Check every line of the material below, and show those that contain "tcopy".

= Beginning of Section =

# sadit/Jchemo.jl

Hardware: AMD Instinct MI355X
Metric: latent-variables/sec (plskern n=1e6 p=500 q=10 nlv=25) (higher is better)
Workload: dtype f64

## Files before the change

### jchemo.jl_amd/csrc/fit.hip

```cpp
#include <stdlib.h>
#include <time.h>

#include <algorithm>
#include <condition_variable>
#include <mutex>
#include <thread>

#include "jch_internal.h"

__global__ __launch_bounds__(256) void k_fill_const(double *__restrict__ v, int m, double c)
{
    const int j = blockIdx.x * 256 + threadIdx.x;
    if (j < m) v[j] = c;
}

__global__ __launch_bounds__(256) void k_nan_zero_weight_rows(double *__restrict__ T, int64_t n, int nlv, const double *__restrict__ d)
{
    const int64_t i = (int64_t)blockIdx.x * 256 + threadIdx.x;
    if (i < n && d[i] == 0.0)
        for (int a = 0; a < nlv; ++a) T[(size_t)i + (size_t)a * (size_t)n] = __builtin_nan("");
}

__global__ __launch_bounds__(256) void k_widen_bf16(const unsigned short *__restrict__ src, int64_t ld, int64_t n, int64_t cols, double *__restrict__ dst)
{
// ... 151 lines not shown
    const bool host = d.loc == JCH_LOC_HOST;
    const bool inplace = d.inplace != 0;
    ctx->ev_used = 0;
    ctx->prof = jch_profile{};
    jch_coll_reset(ctx);
    ctx->sweep_seq = 0;
    ctx->sweep_alt = jch_knob("JCH_SWEEP_ALT", 0);
    ctx->sweep_fused_reduce = jch_knob("JCH_SWEEP_FUSED_REDUCE", 0) == 1;
    ctx->sweep_resident_mb = jch_knob("JCH_SWEEP_RESIDENT_MB", -1);
    ctx->sweep_tstage = jch_knob("JCH_SWEEP_TSTAGE", -1);
    const bool host_timing = jch_knob_set("JCH_HOST_TIMING");
    auto now_ms = [] { timespec ts; clock_gettime(CLOCK_MONOTONIC, &ts); return ts.tv_sec * 1e3 + ts.tv_nsec * 1e-6; };
    const double tl0 = now_ms();
    double tl_h2d = tl0, tl_enq = tl0, tl_sync = tl0;

    const xcopy_key xkey{io.X, (int64_t)n, (int64_t)io.ldx, p, host ? 1 : 0};
    const bool reuse_x = (d.reserved & JCH_REUSE_XCOPY) && allow_raw && ctx->xcopy_valid && ctx->xcopy == xkey && d.dtype == JCH_F64 &&
                         q + 1 <= 12 && ldr <= 512 && !jch_knob_set("JCH_NO_REUSE_XCOPY");
    if (!reuse_x) ctx->xcopy_valid = false;
    double *Xc = (double *)io.X, *Yc = (double *)io.Y;
    const double *wdev = io.weights;
    int64_t ldxc = io.ldx, ldyc = io.ldy;
    if (host) {
        JCH_TRY(jch_reserve_xstage(ctx, sizeof(double) * (size_t)n * p, reuse_x));
        JCH_TRY(jch_reserve(ctx, ctx->ystage, sizeof(double) * (size_t)n * q));
        Xc = (double *)ctx->xstage.ptr; Yc = (double *)ctx->ystage.ptr; ldxc = n; ldyc = n;
        if (!reuse_x) JCH_TRY(jch_copy2d(ctx, Xc, n, (const double *)io.X, io.ldx, n, p, hipMemcpyHostToDevice));
        JCH_TRY(jch_copy2d(ctx, Yc, n, (const double *)io.Y, io.ldy, n, q, hipMemcpyHostToDevice));
        if (io.weights) {
            JCH_TRY(jch_reserve(ctx, ctx->wstage, sizeof(double) * (size_t)n));
            JCH_HIP(ctx, hipMemcpyAsync(ctx->wstage.ptr, io.weights, sizeof(double) * (size_t)n, hipMemcpyHostToDevice, ctx->stream));
            wdev = (const double *)ctx->wstage.ptr;
        }
    }
    if (host && host_timing) { (void)hipStreamSynchronize(ctx->stream); tl_h2d = now_ms(); }
    const int nlv_cap = (int)std::min<int64_t>(d.nlv, p);
    if (d.dtype == JCH_F64) {
        JCH_TRY(jch_reserve_xr(ctx, sizeof(double) * (size_t)n * ldr, reuse_x));
        JCH_TRY(jch_reserve(ctx, ctx->yr, sizeof(double) * (size_t)n * qpad));
    }
    double *Xr = (double *)ctx->xr.ptr, *Yr = (double *)ctx->yr.ptr;
    double *dn = nullptr;
    if (!host && io.weights_norm) dn = io.weights_norm;
    else { JCH_TRY(jch_reserve(ctx, ctx->dnorm, sizeof(double) * (size_t)n)); dn = (double *)ctx->dnorm.ptr; }
    double *Tdev = nullptr;
    if (!host && io.T) Tdev = io.T;
    else { JCH_TRY(jch_reserve(ctx, ctx->tbuf, sizeof(double) * (size_t)n * nlv_cap)); Tdev = (double *)ctx->tbuf.ptr; }

    t_column_copier tcopy(ctx, (host && d.dtype == JCH_F64 && !(algo == ALGO_WOLD && (d.reserved & JCH_WOLD_REF_ZERO_WEIGHT_NAN))) ? io.T : nullptr, Tdev, n, nlv_cap);
    const size_t small_bytes = 256 * 21 + sizeof(double) * 16 * 2048 + sizeof(double) * (64 + (size_t)p + (size_t)p * qpad + 2 * (size_t)ldr + 3 * (size_t)nlv_cap * p +
                                                         (size_t)nlv_cap * q + 36 * nlv_cap + 1024 + (JCH_ZT_SLICES + 1) * ((size_t)ldr + 8 + qpad) + 2 * (size_t)(p + q) + 8 + 2 * (size_t)ldr + 128 +
                                                         (p <= JCH_SWEEP_MAXP ? jch_lv_split_doubles(p, nlv_cap) + 128 : 0));
    JCH_TRY(jch_reserve(ctx, ctx->small, small_bytes));
// ... 86 lines not shown
        JCH_HIP(ctx, hipStreamSynchronize(ctx->stream));
        n_total = (int64_t)(hdr_h[1] + 0.5);
    }
    const int nlv = (int)std::min<int64_t>(std::min<int64_t>(n_total, p), d.nlv);
    const bool fast = q <= 16 && nlv <= 1024 && p <= JCH_SWEEP_MAXP && jch_lv_fast_lds_bytes(p, q, qpad, ldr, nlv) <= 150 * 1024;
    const bool sib = algo == ALGO_SIMP || algo == ALGO_WOLD;
    const bool sib_fast = sib && jch_sibling_supported(p, q, ldr, nlv);
    const bool all_fast = sib ? (sib_fast && (algo == ALGO_SIMP || fast)) : fast;
    const int max_slices = all_fast ? JCH_ZT_SLICES : 1;
    const bool fuse_inbox = all_fast && ctx->p2p.ready && !ctx->loop &&
                            (size_t)(ldr + 1 + qpad) <= ctx->p2p.cap;
    int nslice = 1;
    const bool ext_scales = io.xscales_in != nullptr;
    const bool raw_mode = (((algo == ALGO_KERN || algo == ALGO_ROSA) && fast) || (algo == ALGO_SIMP && all_fast)) && !ext_scales && !inplace &&
                          q <= 15 && (d.reserved & ~JCH_REUSE_XCOPY) == 0 && p <= JCH_SWEEP_MAXP && allow_raw && !jch_knob_set("JCH_CENTRED_COPY");
    if (raw_mode) {
        s.mshift = mshift_buf;
        double *spread2 = take(p);
        JCH_TRY(jch_launch_pivot(ctx, Xc, ldxc, n, p, s.hdr, s.scl, spread2));
        JCH_TRY(jch_launch_moments(ctx, Yc, ldyc, nullptr, 0, dn, n, q, 0, nullptr, s.scl + p));
        bool from_copy = false;
        if (reuse_x) JCH_TRY(jch_launch_xty_rows(ctx, Xr, ldr, Yc, ldyc, dn, n, p, q, s.scl, Yr, qpad, s.K, s.mom,
                                                 s.mshift, spread2, qual_dev, s.scl, &from_copy));
        if (from_copy) ctx->xcopy_reused++;
        else {
        JCH_TRY(jch_launch_center_xty(ctx, Xc, ldxc, Yc, ldyc, dn, n, p, q, s.scl, s.mom, false, Xr, ldr, Yr, qpad, s.K, false,
                                      s.mom, s.mshift, spread2, qual_dev, s.scl));
        ctx->xcopy = xkey; ctx->xcopy_valid = true;
        }
        if (d.scal) {
            s.rs = take((size_t)ldr + 2);
            JCH_HIP(ctx, hipMemsetAsync(s.rs, 0, sizeof(double) * ((size_t)ldr + 2), ctx->stream));
            JCH_TRY(jch_launch_raw_scales(ctx, Xr, n, p, ldr, dn, s.mshift, Yr, qpad, q, s.zt, s.scl, s.K));
        }
        s.variant = 2;
    } else {
    ctx->xcopy_valid = false;
    JCH_TRY(jch_launch_moments(ctx, Xc, ldxc, Yc, ldyc, dn, n, p, q, nullptr, s.mom));
    if (ext_scales) {
        JCH_TRY(jch_reserve_host(ctx, sizeof(double) * (size_t)(p + q)));
// ... 33 lines not shown
    else if (algo == ALGO_WOLD) JCH_TRY(jch_launch_lv_update(ctx, s, p, q, qpad, ldr, 0 | 0x20000000, nlv, 4, 1, ldz, false, false, nullptr, 0, 0, io.tol, io.maxit));
    else {
        split = (algo == ALGO_KERN || algo == ALGO_ROSA) && fast && jch_knob("JCH_LV_SPLIT", 1) != 0 &&
                jch_lv_solve_lds_bytes(p, q, ldr, nlv) <= 150 * 1024 && (!fuse_inbox || jch_lv_split_p2p_ok(ctx, p));
        if (split) { s.kr = take(16); JCH_TRY(jch_lv_split_begin_fit(ctx, s, take(jch_lv_split_doubles(p, nlv)), p, nlv)); }
        JCH_TRY(jch_launch_lv_update(ctx, s, p, q, qpad, ldr, -1, nlv, kern_like ? 0 : 1, 1, ldz, fast));
    }
    int npend = 0, pend_a0 = 0;
    if (pend_p) JCH_HIP(ctx, hipMemsetAsync(pend_p, 0, sizeof(double) * (size_t)defer_m * jch_nipals_lazy_pitch(ldr), ctx->stream));
    for (int a = 0; a < nlv; ++a) {
        double *tcol = Tdev + (size_t)a * (size_t)n;
        if (kern_like) {
            jch_part_view pv;
            const bool split_fused = split && fuse_inbox;
            JCH_TRY(jch_launch_sweep(ctx, Xr, n, p, ldr, dn, s.rs ? s.rs : s.r, Yr, qpad, 0, tcol, s.zt, ldz, max_slices, &nslice, raw_mode ? s.mshift : nullptr,
                                     split && (ctx->nranks == 1 || split_fused) ? &pv : nullptr));
            tcopy.column_done(a);
            if (ctx->nranks > 1 && max_slices > 1) nslice = JCH_ZT_SLICES;
            if (split) {
                if (!pv.part) {
                    if (!split_fused) JCH_TRY(jch_allreduce_slices(ctx, s.zt, ldr + 1 + (raw_mode ? 1 : 0), nslice, ldz, &nslice));
                    pv.part = s.zt; pv.nb = nslice; pv.ldpart = ldz;
                }
                if (split_fused) ctx->coll_transport = JCH_TRANSPORT_INBOX_FUSED;
                JCH_TRY(jch_launch_lv_split(ctx, s, p, q, ldr, a, nlv, pv.part, pv.nb, pv.ldpart, ldr, raw_mode ? ldr + 1 : -1, raw_mode ? 1 : 0, a + 1 < nlv, split_fused));
                continue;
            }
            if (fuse_inbox && algo != ALGO_SIMP) {
                ctx->coll_transport = JCH_TRANSPORT_INBOX_FUSED;
                JCH_TRY(jch_launch_lv_update(ctx, s, p, q, qpad, ldr, a, nlv, 0, nslice, ldz, fast, true));
            } else {
// ... 231 lines not shown
```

= End of Section =

* SOLUTION TO THIS EXERCISE *
    t_column_copier tcopy(ctx, (host && d.dtype == JCH_F64 && !(algo == ALGO_WOLD && (d.reserved & JCH_WOLD_REF_ZERO_WEIGHT_NAN))) ? io.T : nullptr, Tdev, n, nlv_cap);
            tcopy.column_done(a);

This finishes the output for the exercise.